EXERCISE MATERIALS:
[Start of section]

+      *reinterpret_cast<uint2*>(k.sb_out + o) = make_uint2(pack_bf16x2(o0, o1), pack_bf16x2(o2, o3));
+      if (has_td)
+        *reinterpret_cast<uint2*>(k.sp_out + pbase + (unsigned)(r * ldp)) =
+            make_uint2(pack_bf16x2(o0 + pp[i].x, o1 + pp[i].y), pack_bf16x2(o2 + pp[i].z, o3 + pp[i].w));
+    } else {
+      o0 = o1 = o2 = o3 = 0.f;
+    }
+    rowsq[i] += row_chunk_sumsq(o0, o1, o2, o3);
+    if (i + DEPTH < 8) load(i + DEPTH);
   }
-  __syncwarp();
 }
 
 static inline int encode_map(Launch& ln, CUtensorMap* m, const void* base, int rank, const uint64_t* dims,
diff --git a/glom_pytorch_b200/csrc/tc_kernels.cu b/glom_pytorch_b200/csrc/tc_kernels.cu
--- a/glom_pytorch_b200/csrc/tc_kernels.cu
+++ b/glom_pytorch_b200/csrc/tc_kernels.cu
@@ -25,31 +25,25 @@
   static constexpr uint32_t B_STAGE_BYTES = BN * BK * 2;
   static constexpr uint32_t STAGE_BYTES = A_STAGE_BYTES + B_STAGE_BYTES;
   static_assert(MODE >= 0 && MODE <= 2, "0 = GEMM1+GELU, 1 = GEMM2+combine, 2 = tokeniser");
-  static constexpr int STAGES = (BN == 256) ? 3 : (BN == 128) ? 4 : 5;
+  static constexpr int STAGES = (MODE == 0) ? ((BN == 256) ? 3 : (BN == 128) ? 4 : 5)
+                                            : ((BN == 256) ? 4 : (BN == 128) ? 6 : 8);
   static constexpr uint32_t OUT_BOX_BYTES = 64 * BK * 2;
-  static constexpr uint32_t PATCH_BYTES = 4096;
   static constexpr size_t EPI_BYTES = (MODE == 0) ? 2 * (BN / 64) * (size_t)OUT_BOX_BYTES
-                                                  : 4 * (size_t)STG_BYTES + (size_t)GEMM_CONSUMER_WARPS * PATCH_BYTES + 4 * 32 * 4;
+                                                  : 4 * (size_t)STG_BYTES + 2 * 4 * 32 * 4;
   static constexpr size_t SMEM_BYTES = 1024  + (size_t)STAGES * STAGE_BYTES + EPI_BYTES + 256 ;
   static_assert(SMEM_BYTES <= 232448, "over the 227 KB of shared memory a block may opt in to");
 };
 
-__device__ __forceinline__ void tok_chunk(const uint32_t (&v)[32], const float4 b4, uint8_t* patch, float* dst,
-                                          size_t pitch, int lane, int rows_left) {
-#pragma unroll
-  for (int c = 0; c < 8; ++c)
-    *reinterpret_cast<uint4*>(patch + lane * 128 + ((c ^ (lane & 7)) << 4)) =
-        make_uint4(v[4 * c], v[4 * c + 1], v[4 * c + 2], v[4 * c + 3]);
-  __syncwarp();
+__device__ __forceinline__ void tok_chunk(const float* stg, int x, const float4 b4, float* dst, size_t pitch, int lane,
+                                          int rows_left) {
   const int c = lane & 7, rsub = lane >> 3;
 #pragma unroll
   for (int i = 0; i < 8; ++i) {
     const int r = i * 4 + rsub;
-    const float4 a = *reinterpret_cast<const float4*>(patch + r * 128 + ((c ^ (r & 7)) << 4));
+    const float4 a = stage_read(stg, x, r, c);
     if (r < rows_left)
       *reinterpret_cast<float4*>(dst + (size_t)r * pitch + c * 4) = make_float4(a.x + b4.x, a.y + b4.y, a.z + b4.z, a.w + b4.w);
   }
-  __syncwarp();
 }
 
 template <int MODE>
@@ -73,8 +67,8 @@
   uint8_t* smem = smem_raw + ((1024u - (smem_u32(smem_raw) & 1023u)) & 1023u);
   uint8_t* epi = smem + (size_t)STAGES * Cfg::STAGE_BYTES;
   float* stg_all = reinterpret_cast<float*>(epi);
-  uint8_t* patches = epi + 4 * STG_BYTES;
-  float* xch = reinterpret_cast<float*>(patches + (size_t)GEMM_CONSUMER_WARPS * Cfg::PATCH_BYTES);
+  float* xch = stg_all + 4 * (STG_BYTES / 4);
+  float* dxch = xch + 4 * 32;
   uint64_t* full_bar = reinterpret_cast<uint64_t*>(epi + Cfg::EPI_BYTES);
   uint64_t* empty_bar = full_bar + STAGES;
 
@@ -164,8 +158,8 @@
     const int wg = cw >> 2, wi = cw & 3;
     const int pair = cw >> 1, x = cw & 1;
     float* stg = stg_all + pair * (STG_BYTES / 4);
-    uint8_t* patch = patches + (size_t)cw * Cfg::PATCH_BYTES;
     float* xch_p = xch + pair * 32;
+    float* dxch_p = dxch + pair * 32;
     const uint32_t smem0 = smem_u32(smem);
     const uint64_t pol_stream = l2_policy_evict_first();
     const bool st_issuer = (threadIdx.x & 127) == 0;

[End of section]

EXERCISE: Copy out exactly, and only, the lines from the one that contains "stage_read(stg, x, r, c);" through the last line of the material above.

COMPLETED EXERCISE:
+    const float4 a = stage_read(stg, x, r, c);
     if (r < rows_left)
       *reinterpret_cast<float4*>(dst + (size_t)r * pitch + c * 4) = make_float4(a.x + b4.x, a.y + b4.y, a.z + b4.z, a.w + b4.w);
   }
-  __syncwarp();
 }
 
 template <int MODE>
@@ -73,8 +67,8 @@
   uint8_t* smem = smem_raw + ((1024u - (smem_u32(smem_raw) & 1023u)) & 1023u);
   uint8_t* epi = smem + (size_t)STAGES * Cfg::STAGE_BYTES;
   float* stg_all = reinterpret_cast<float*>(epi);
-  uint8_t* patches = epi + 4 * STG_BYTES;
-  float* xch = reinterpret_cast<float*>(patches + (size_t)GEMM_CONSUMER_WARPS * Cfg::PATCH_BYTES);
+  float* xch = stg_all + 4 * (STG_BYTES / 4);
+  float* dxch = xch + 4 * 32;
   uint64_t* full_bar = reinterpret_cast<uint64_t*>(epi + Cfg::EPI_BYTES);
   uint64_t* empty_bar = full_bar + STAGES;
 
@@ -164,8 +158,8 @@
     const int wg = cw >> 2, wi = cw & 3;
     const int pair = cw >> 1, x = cw & 1;
     float* stg = stg_all + pair * (STG_BYTES / 4);
-    uint8_t* patch = patches + (size_t)cw * Cfg::PATCH_BYTES;
     float* xch_p = xch + pair * 32;
+    float* dxch_p = dxch + pair * 32;
     const uint32_t smem0 = smem_u32(smem);
     const uint64_t pol_stream = l2_policy_evict_first();
     const bool st_issuer = (threadIdx.x & 127) == 0;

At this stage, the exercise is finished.